The first Indian film to do a wide use of traditional music it was a masterpiece like Jalsaghar (1958), also known in Italian by the title The music room, made by the master Satyajit Ray between the second and third episode of the even more memorable Trilogy of Apu.
Certainly it is not easy for the Western viewer to approach such a different and seemingly anonymous singing style, which in its classical conception sets itself the task of freeing the soul from bad thoughts and leading to a state of asceticism, so widespread in this culture. For this The Disciple is a work to approach with curiosity and without prejudice, ready to discover unprecedented sounds for the majority of Western audiences.
The script seeks to update concepts so deeply rooted in the aforementioned environments to the modern world, with the temptation of talent show and YouTube to spread in every latitude the passion and perseverance of those who still believe in an art or an ideal apparently unrelated to time.
Dreams and reality
Young Sharad dreams of becoming among the greatest exponents of traditional music of his country, India. This is to pursue his father’s teachings and to find his own place in the world, despite being well aware of how certain genres are now outdated with respect to contaminations. pop resulting from foreign influences.
Sharad perseveres, convinced of his choice, but when his mind is filled with doubts, it is also his voice that is affected: the lack of inspiration and inner peace considerably worsen his singing and the lack of recognition at some themed competitions only increase doubts and uncertainties about not being up to par.

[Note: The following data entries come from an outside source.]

def load_library():
    global _lib
    if _lib is not None:
        return _lib
    if not os.path.exists(LIB_PATH):
        raise OSError("libNeuralAudioCAPI.so not found at %s -- build it with `python -c 'import __graft_entry__ as g; "
                      "g.build()'` (there is no CPU fallback)" % LIB_PATH)
    lib = C.CDLL(LIB_PATH, mode=C.RTLD_GLOBAL)
    fp = C.POINTER(C.c_float)
    vp = C.c_void_p
    sig = {
        "CreateLoader": (vp, []),
        "DeleteLoader": (None, [vp]),
        "CreateModelFromFile": (vp, [vp, C.c_wchar_p]),
        "DeleteModel": (None, [vp]),
        "SetLSTMLoadMode": (None, [vp, C.c_int]),
        "SetWaveNetLoadMode": (None, [vp, C.c_int]),
        "SetAudioInputLevelDBu": (None, [vp, C.c_float]),
        "SetDefaultMaxAudioBufferSize": (None, [vp, C.c_int]),
        "GetLoadMode": (C.c_int, [vp]),
        "IsStatic": (C.c_bool, [vp]),
        "SetMaxAudioBufferSize": (None, [vp, C.c_int]),
        "GetRecommendedInputDBAdjustment": (C.c_float, [vp]),
        "GetRecommendedOutputDBAdjustment": (C.c_float, [vp]),
        "GetSampleRate": (C.c_float, [vp]),
        "Process": (None, [vp, fp, fp, C.c_size_t]),
        "NA_GetLastError": (C.c_char_p, []),
        "NA_GetDeviceCount": (C.c_int, []),
        "NA_GetVersion": (C.c_char_p, []),
        "NA_CreateModelFromFileUtf8": (vp, [vp, C.c_char_p, C.c_int]),
        "NA_CreateModelFromString": (vp, [vp, C.c_char_p, C.c_char_p, C.c_int]),
        "NA_SetDevice": (None, [vp, C.c_int]),
        "NA_SetDefaultQualityScaleFactor": (None, [vp, C.c_float]),
        "NA_SetExternalSampleRate": (None, [vp, C.c_int]),
        "NA_HasQualityScaling": (C.c_int, [vp]),
        "NA_GetQualityScaleFactor": (C.c_float, [vp]),
        "NA_SetQualityScaleFactor": (None, [vp, C.c_float]),
        "NA_GetReceptiveFieldSize": (C.c_int, [vp]),
        "NA_Prewarm": (C.c_int, [vp]),
        "NA_GetMetadata": (C.c_int, [vp, C.c_char_p, C.c_char_p, C.c_int]),
        "NA_GetModelVersion": (C.c_int, [vp, C.c_char_p, C.c_int]),
        "NA_BatchCreate": (vp, [C.c_int, vp]),
        "NA_BatchDestroy": (None, [vp]),
        "NA_BatchAddStreams": (C.c_int, [vp, vp, C.c_float, C.c_int, C.c_int]),
        "NA_BatchNumStreams": (C.c_int, [vp]),
        "NA_BatchSetQuality": (C.c_int, [vp, C.c_int, C.c_float]),
        "NA_BatchGetActiveSubModel": (C.c_int, [vp, C.c_int]),
        "NA_BatchPrewarm": (C.c_int, [vp, C.c_int]),
        "NA_BatchProcess": (C.c_int, [vp, fp, fp, C.c_size_t]),
        "NA_BatchProcessDevice": (C.c_int, [vp, vp, vp, C.c_size_t, C.c_long, C.c_long]),
        "NA_BatchSynchronize": (C.c_int, [vp]),
        "NA_BatchGetHipStream": (vp, [vp]),
        "NA_BatchMarkTime": (C.c_int, [vp, C.c_int]),
        "NA_BatchWaitMarks": (C.c_int, [vp]),
        "NA_BatchElapsedMs": (C.c_float, [vp]),
        "NA_BatchUsesHalfLaunches": (C.c_int, [vp]),
        "NA_BatchUsesResidentLaunch": (C.c_int, [vp]),
        "NA_BatchSetResidentLaunch": (C.c_int, [vp, C.c_int]),
        "NA_BatchWaitOutputs": (C.c_int, [vp]),
        "NA_BatchSetWaitLimitMs": (C.c_int, [vp, C.c_double]),
        "NA_BatchGetWaitLimitMs": (C.c_double, [vp]),
        "NA_BatchIsBroken": (C.c_int, [vp]),
        "NA_DebugStallDevice": (C.c_int, [vp, C.c_double]),
        "NA_BatchAlgorithmicBytesPerSample": (C.c_double, [vp, C.c_int]),
        "NA_BatchMacsPerSample": (C.c_double, [vp]),
        "NA_BatchStateBytes": (C.c_double, [vp]),
        "NA_BatchStreamPackFactor": (C.c_int, [vp, C.c_int]),
        "NA_BatchStreamKernelName": (C.c_char_p, [vp, C.c_int]),
        "NA_DebugSetTraceBuffer": (None, [vp]),
        "NA_DebugSetWaveNetSpec": (None, [C.c_int]),
        "NA_DebugSetRcclApi": (None, [C.c_int, C.c_int, C.c_int]),
        "NA_DebugSetRecurrentQuadMin": (C.c_int, [C.c_int]),
        "NA_DebugRecurrentQuadLaunches": (C.c_longlong, []),
        "NA_RegisterHostBuffer": (C.c_int, [C.c_void_p, C.c_size_t]),
        "NA_UnregisterHostBuffer": (C.c_int, [C.c_void_p]),
        "NA_BatchStreamInputLimit": (C.c_float, [vp, C.c_int]),
        "NA_BatchRemoveStreams": (C.c_int, [vp, C.c_int, C.c_int]),
        "NA_BatchReserveStreams": (C.c_int, [vp, vp, C.c_int, C.c_int]),
        "NA_BatchActivateStream": (C.c_int, [vp, C.c_int, C.c_float]),
        "NA_BatchParkStream": (C.c_int, [vp, C.c_int]),
        "NA_BatchIsParked": (C.c_int, [vp, C.c_int]),
        "NA_BatchFindParked": (C.c_int, [vp, vp]),
        "NA_BatchNumParked": (C.c_int, [vp]),
        "NA_DebugDeviceResourceCalls": (C.c_longlong, []),
        "NA_BatchEnableOutputStage": (C.c_int, [vp]),
        "NA_BatchSetStreamGain": (C.c_int, [vp, C.c_int, C.c_float, C.c_int]),
        "NA_BatchGetStreamGain": (C.c_float, [vp, C.c_int]),
        "NA_BatchHandover": (C.c_int, [vp, C.c_int, C.c_int, C.c_float, C.c_int]),
        "NA_BatchHandoverRemaining": (C.c_int, [vp, C.c_int]),
        "NA_DebugRecurrentPlan": (C.c_int, [vp, C.POINTER(C.c_int)]),
        "NA_DebugRecurrentShapePlan": (C.c_int, [C.c_int] * 8 + [C.POINTER(C.c_int)]),
        "NA_MultiCreate": (vp, [C.POINTER(C.c_int), C.c_int]),
        "NA_MultiDestroy": (None, [vp]),
        "NA_MultiAddStreams": (C.c_int, [vp, vp, C.c_float, C.c_int, C.c_int]),
        "NA_MultiCommit": (C.c_int, [vp]),
        "NA_MultiNumStreams": (C.c_int, [vp]),
        "NA_MultiNumShards": (C.c_int, [vp]),
        "NA_MultiShardRange": (C.c_int, [vp, C.c_int, C.POINTER(C.c_int), C.POINTER(C.c_int), C.POINTER(C.c_int)]),
        "NA_MultiProcess": (C.c_int, [vp, C.POINTER(C.c_float), C.POINTER(C.c_float), C.c_size_t]),
        "NA_MultiSubmit": (C.c_int, [vp, C.POINTER(C.c_float), C.c_size_t]),
        "NA_MultiCollect": (C.c_int, [vp, C.c_int, C.POINTER(C.c_float)]),
        "NA_MultiSetQuality": (C.c_int, [vp, C.c_int, C.c_float]),
        "NA_ShardByCost": (C.c_int, [C.POINTER(C.c_double), C.c_int, C.c_int, C.POINTER(C.c_int)]),
        "NA_ModelStreamCost": (C.c_double, [vp, C.c_float]),
        "NA_BatchStreamRangeEvents": (C.c_int, [vp, C.c_int]),
        "NA_MultiSetFanIn": (C.c_int, [vp, C.c_int]),
        "NA_MultiGatheredOutput": (vp, [vp, C.c_int]),
        "NA_RcclAvailable": (C.c_int, []),
        "NA_ModelKernelInfo": (C.c_int, [vp, C.c_float, C.c_int, C.c_char_p, C.c_int, fp, C.POINTER(C.c_int), C.POINTER(C.c_int), C.POINTER(C.c_int)]),
        "NA_BatchNumLiveStreams": (C.c_int, [vp]),
        "NA_BatchIsLive": (C.c_int, [vp, C.c_int]),
        "NA_SetWaveNetMathMode": (None, [vp, C.c_int]),
        "NA_SetLSTMMathMode": (None, [vp, C.c_int]),
        "NA_SetCompositeModelLoadMode": (None, [vp, C.c_int]),
        "NA_IsQualityChangeRealtimeSafe": (C.c_int, [vp, C.c_float]),
        "NA_ProcessChecked": (C.c_int, [vp, fp, fp, C.c_size_t]),
        "NA_BatchSubmit": (C.c_int, [vp, fp, C.c_size_t]),
        "NA_BatchCollect": (C.c_int, [vp, C.c_int, fp]),
        "NA_BatchNextInput": (fp, [vp, C.c_size_t]),
        "NA_BatchOutputView": (fp, [vp, C.c_int]),
        "NA_BatchIsQualityChangeRealtimeSafe": (C.c_int, [vp, C.c_int, C.c_float]),
        "NA_DebugClassifyNam": (C.c_int, [C.c_char_p]),
        "NA_DebugPackedWeights": (C.c_int, [vp, C.POINTER(C.c_int), C.POINTER(C.c_float), C.c_int]),
        "NA_RenderOffline": (C.c_int, [C.POINTER(NA_RenderJob), C.c_int, C.POINTER(NA_RenderOptions)]),
        "NA_RenderPlan": (C.c_int, [C.POINTER(NA_RenderJob), C.c_int, C.POINTER(NA_RenderOptions), C.POINTER(NA_RenderPlanInfo)]),
        "NA_BatchStreamSnapshotBytes": (C.c_longlong, [vp, C.c_int]),
        "NA_ModelSnapshotBytes": (C.c_longlong, [vp]),
        "NA_ModelSnapshotFingerprint": (C.c_ulonglong, [vp]),
        "NA_BatchSaveStreams": (C.c_int, [vp, C.POINTER(C.c_int), C.c_int, vp, C.c_size_t, C.POINTER(C.c_size_t)]),
        "NA_BatchLoadStreams": (C.c_int, [vp, C.POINTER(C.c_int), C.c_int, vp, C.c_size_t]),
        "NA_SaveModelState": (C.c_int, [vp, vp, C.c_size_t, C.POINTER(C.c_size_t)]),
        "NA_LoadModelState": (C.c_int, [vp, vp, C.c_size_t]),
        "NA_DebugSnapshotLaunches": (C.c_longlong, []),
        "NA_ResamplePlan": (C.c_int, [C.c_int, C.c_int, C.c_int, C.POINTER(NA_ResampleInfo)]),
        "NA_ResamplePrototype": (C.c_int, [C.c_int, C.c_int, fp, C.c_int]),
        "NA_ResampleModelFrames": (C.c_longlong, [C.c_int, C.c_int, C.c_int, C.c_longlong]),
        "NA_BatchSetResampling": (C.c_int, [vp, C.c_int, C.c_int, C.c_int, C.c_int]),
        "NA_BatchGetResampleInfo": (C.c_int, [vp, C.POINTER(NA_ResampleInfo)]),
        "NA_SetResampleToExternalRate": (None, [vp, C.c_int]),
        "NA_GetProcessLatencySamples": (C.c_int, [vp]),
        "NA_GetModelProcessRate": (C.c_int, [vp]),
        "NA_DebugResampleTap": (C.c_int, [vp, fp, fp, C.c_longlong, C.POINTER(C.c_int)]),
        "NA_RenderOfflineAtRate": (C.c_int, [C.POINTER(NA_RenderJob), C.c_int, C.POINTER(NA_RenderOptions), C.c_int]),
        "NA_RenderPlanAtRate": (C.c_int, [C.POINTER(NA_RenderJob), C.c_int, C.POINTER(NA_RenderOptions), C.c_int, C.POINTER(NA_RenderPlanInfo),
                                          C.POINTER(NA_ResampleInfo)]),
        "NA_DebugSetRenderTap": (None, [fp, fp, C.c_longlong]),
        "NA_MultiSetResampling": (C.c_int, [vp, C.c_int, C.c_int, C.c_int, C.c_int]),
        "NA_MultiGetResampleInfo": (C.c_int, [vp, C.POINTER(NA_ResampleInfo)]),
        "NA_DebugSplitPlan": (C.c_int, [vp, C.POINTER(C.c_int), C.c_int, C.POINTER(C.c_ushort), C.c_longlong, C.POINTER(C.c_longlong)]),
    }
    for name, (res, args) in sig.items():
        try:
            fn = getattr(lib, name)
        except AttributeError:
            if os.environ.get("NA_LIB_SUFFIX") and name.startswith("NA_"):
                continue
            raise
        fn.restype = res
        fn.argtypes = args
    _lib = lib
    return lib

In search of one’s own emotional stability, with the passage of time Sharad will have to understand what to do with his life and realize how much the objectives set by him coincide with the effective awareness of existing.
A particular voice
In competition at the 2020 edition of the Venice Film Festival, The Disciple is now available as original in the Netflix catalog, thus being able to aspire to wider audiences in its attempt to offer a glimpse of a reality usually restricted to national borders.
After the acclaimed debut of Court (2014), capable of attracting the attention of Alfonso Cuarón who wanted him as a collaborator on the set of Rome (2018), Chaitanya Tamhane threw himself body and soul into a story that he absolutely wanted to tell: the first page of the script was the most difficult step, so much so that it took almost two years to make it, while the rest was completed in just 22 days.
And it is not difficult to understand why, since the narrative needed to that sudden blaze, of that moment that definitively unlocks the actual soul of the story, in a parallelism that is more than ever in keeping with the personal stories of the protagonist.
The two hours of viewing are not simple, they require a certain commitment and the desire on the part of the viewer to accept melodies that are not suitable for each eardrum – in fact, music plays a preponderant role also in the playing time – but if it is possible to overcome these obstacles, The Disciple can give you various satisfactions.